- Your assignment: Find each line below where the word "cfaPacked" occurs, and copy it.

Records excerpted from a collection
template <int K, int CFA, bool PARITY = false, typename RawF, typename MaskF>
__device__ __forceinline__ void strip_pixel_w(int X, int Y, int sx, int sy, const float (&w)[13], RawF rawf, MaskF mval,
                                               const StripLevels& lv, float* accP, float* accW)
{
    const int qx = X + sx - 2, qy = Y + sy - 2;
    const int x0 = qx >> 1, y0 = qy >> 1;
    uint32_t mbx = 0u - (uint32_t)(qx & 1), mby = 0u - (uint32_t)(qy & 1);
    uint32_t nbx = ~mbx, nby = ~mby;
    asm volatile("" : "+v"(mbx), "+v"(nbx), "+v"(mby), "+v"(nby));
    const uint32_t mP = 0u - (uint32_t)(x0 & 1), mQ = 0u - (uint32_t)(y0 & 1);
    auto andm = [](uint32_t m, float a) { return __uint_as_float(m & __float_as_uint(a)); };

    float s[3][3];
    rawf(x0, y0, s);

    float wl[13], wh[13];
#pragma unroll
    for (int n = 0; n < 13; n++) {
        const int it = n % 5;
        if (it == 1 || it == 3) {
            wl[n] = andm(nbx, w[n]);
            wh[n] = andm(mbx, w[n]);
        }
    }
    auto W_ = [&](int jt, int it) { const int n = jt * 5 + it; return w[n <= 12 ? n : 24 - n]; };
    auto WL = [&](int jt, int it) { const int n = jt * 5 + it; return wl[n <= 12 ? n : 24 - n]; };
    auto WH = [&](int jt, int it) { const int n = jt * 5 + it; return wh[n <= 12 ? n : 24 - n]; };

    const uint32_t mY13 = mQ ^ mby;
    constexpr int cellLo = (K + 0 + 2) >> 2;
    auto cidx = [](int it) { return (((K + it + 2) >> 2) == ((K + 2) >> 2)) ? 0 : 1; };

    float C[5][3];
#pragma unroll
    for (int jt = 0; jt < 5; jt++) {
        uint32_t mya;
        if (jt == 0 || jt == 4) mya = mQ;
        if (jt == 2) mya = ~mQ;
        if (jt == 1) mya = mY13;
        if (jt == 3) mya = ~mY13;
        float Ee[2], Eo[2];
        if constexpr (PARITY) {
            const int eQ = ((qy << 2) & 8) | ((qx + qx) & 4);
            const int by2 = (qy << 3) & 8;
            const int e = (jt == 0 || jt == 4) ? eQ : (jt == 2 ? (eQ ^ 8) : (jt == 1 ? (eQ ^ by2) : (eQ ^ 8 ^ by2)));
#pragma unroll
            for (int c = 0; c < 2; c++) {
                Ee[c] = mval(jt, cellLo + c, e);
                Eo[c] = mval(jt, cellLo + c, e ^ 4);
            }
        } else {
#pragma unroll
            for (int c = 0; c < 2; c++) {
                float m[3];
#pragma unroll
                for (int ch = 0; ch < 3; ch++) m[ch] = mval(jt, cellLo + c, ch);
                resolve_certainty<CFA>(mya, mP, m, Ee[c], Eo[c]);
            }
        }
        C[jt][0] = cidx(0) == cidx(1) ? (W_(jt, 0) + WL(jt, 1)) * Ee[cidx(0)]
                                      : __builtin_fmaf(WL(jt, 1), Ee[cidx(1)], W_(jt, 0) * Ee[cidx(0)]);
        {
            float acc;
            if (cidx(1) == cidx(2))
                acc = (WH(jt, 1) + W_(jt, 2)) * Eo[cidx(1)];
            else
                acc = __builtin_fmaf(W_(jt, 2), Eo[cidx(2)], WH(jt, 1) * Eo[cidx(1)]);
            if (cidx(3) == cidx(1) && cidx(1) == cidx(2))
                acc = ((WH(jt, 1) + W_(jt, 2)) + WL(jt, 3)) * Eo[cidx(1)];
            else
                acc = __builtin_fmaf(WL(jt, 3), Eo[cidx(3)], acc);
            C[jt][1] = acc;
        }
        C[jt][2] = cidx(3) == cidx(4) ? (WH(jt, 3) + W_(jt, 4)) * Ee[cidx(3)]
                                      : __builtin_fmaf(W_(jt, 4), Ee[cidx(4)], WH(jt, 3) * Ee[cidx(3)]);
    }
    strip_pixel_sites<K, CFA>(C, s, mby, nby, mP, mQ, lv, accP, accW);
}

template <int K, int CFA, typename RawF>
__device__ __forceinline__ void strip_pixel_sat(int X, int Y, int sx, int sy, const float (&w)[13], const float (&P)[3][4], RawF rawf,
                                                 const StripLevels& lv, float* accP, float* accW)
{
    const int qx = X + sx - 2, qy = Y + sy - 2;
    const int x0 = qx >> 1, y0 = qy >> 1;
    uint32_t mbx = 0u - (uint32_t)(qx & 1), mby = 0u - (uint32_t)(qy & 1);
    uint32_t nby = ~mby;
    asm volatile("" : "+v"(mbx), "+v"(mby), "+v"(nby));
    const uint32_t mP = 0u - (uint32_t)(x0 & 1), mQ = 0u - (uint32_t)(y0 & 1);
    float s[3][3];
    rawf(x0, y0, s);
    auto W_ = [&](int jt, int it) { const int n = jt * 5 + it; return w[n <= 12 ? n : 24 - n]; };
    auto P_ = [&](int jt, int i) { return jt <= 2 ? P[jt][i] : P[4 - jt][3 - i]; };
    float C[5][3];
#pragma unroll
    for (int jt = 0; jt < 5; jt++) {
        C[jt][0] = selm(mbx, W_(jt, 0), P_(jt, 0));
        C[jt][1] = selm(mbx, P_(jt, 1), P_(jt, 2));
        C[jt][2] = selm(mbx, P_(jt, 3), W_(jt, 4));
    }
    strip_pixel_sites<K, CFA>(C, s, mby, nby, mP, mQ, lv, accP, accW);
}

__device__ __forceinline__ void tap_pair_sums(const float (&w)[13], float (&P)[3][4])
{
    auto W_ = [&](int jt, int it) { const int n = jt * 5 + it; return w[n <= 12 ? n : 24 - n]; };
#pragma unroll
    for (int r = 0; r < 3; r++)
#pragma unroll
        for (int i = 0; i < 4; i++) P[r][i] = W_(r, i) + W_(r, i + 1);
}

template <int K, int CFA, bool PARITY = false, typename MaskF>
__device__ __forceinline__ void strip_pixel(int X, int Y, int sx, int sy, float kx, float ky, float kz,
                                             const uint16_t* __restrict__ raw, int dimX, MaskF mval,
                                             const StripLevels& lv, float* accP, float* accW)
{
    float w[13];
    tap_weights13(kx, ky, kz, w);
    auto rawf = [&](int x0, int y0, float (&s)[3][3]) {
        const uint16_t* r = raw + (size_t)y0 * dimX + x0;
#pragma unroll
        for (int j = 0; j < 3; j++)
#pragma unroll
            for (int i = 0; i < 3; i++) s[j][i] = (float)r[j * dimX + i];
    };
    strip_pixel_w<K, CFA, PARITY>(X, Y, sx, sy, w, rawf, mval, lv, accP, accW);
}

#define STRIP_MARGIN 16
#ifndef MARGIN_TAP_SUMS
#define MARGIN_TAP_SUMS 1
#endif

template <int SCALE, bool WIN = false>
__global__ void __launch_bounds__(256)
    k_accumulateMargin(const uint16_t* __restrict__ raw, pix3* __restrict__ imgOut, pix3* __restrict__ totalWeights,
                       const float4* __restrict__ certaintyMask, mfsr_tex2d kernelParam, mfsr_tex2d shifts, Levels3 glv,
                       int dimX, int dimY, int strideOut, int strideMask, int cfaPacked, int rowBegin, int rowEnd, MarginRects mr)
{
    constexpr int scale = SCALE;
    if constexpr (WIN) {
        int x, y;
        if (!margin_rect_pixel(mr, blockIdx.x * blockDim.x + threadIdx.x, x, y)) return;
        accumulate_pixel_generic<GEOM_FULL, true, MARGIN_TAP_SUMS>(x, y, raw, imgOut, totalWeights, certaintyMask, kernelParam, shifts,
                                                                   glv, dimX, dimY, scale, strideOut, strideMask, cfaPacked,
                                                                   mr.accX0, mr.accY0);
        return;
    }
    const int hrW = scale * dimX, hrH = scale * dimY, M = STRIP_MARGIN;
    const int rowLen = hrW - 2;
    const int nTop = (M - 1) * rowLen;
    const int nBot = (M - 1) * rowLen;
    const int sideLen = 2 * (M - 1);
    const int nSide = (hrH - 2 * M) * sideLen;
    const int idx = blockIdx.x * blockDim.x + threadIdx.x;
    int x, y;
    if (idx < nTop) {
        y = 1 + idx / rowLen;
        x = 1 + idx % rowLen;
    } else if (idx < nTop + nBot) {
        const int r = idx - nTop;
        y = hrH - M + r / rowLen;
        x = 1 + r % rowLen;
    } else if (idx < nTop + nBot + nSide) {
        const int r = idx - nTop - nBot;
        y = M + r / sideLen;
        const int c = r % sideLen;
        x = c < M - 1 ? 1 + c : hrW - M + (c - (M - 1));
    } else {
        return;
    }
    if (y < rowBegin || y >= rowEnd) return;
    accumulate_pixel_generic<GEOM_FULL, true, MARGIN_TAP_SUMS>(x, y, raw, imgOut, totalWeights, certaintyMask, kernelParam, shifts, glv, dimX,
                                              dimY, scale, strideOut, strideMask, cfaPacked);
}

- Your response:
                       int dimX, int dimY, int strideOut, int strideMask, int cfaPacked, int rowBegin, int rowEnd, MarginRects mr)
                                                                   glv, dimX, dimY, scale, strideOut, strideMask, cfaPacked,
                                              dimY, scale, strideOut, strideMask, cfaPacked);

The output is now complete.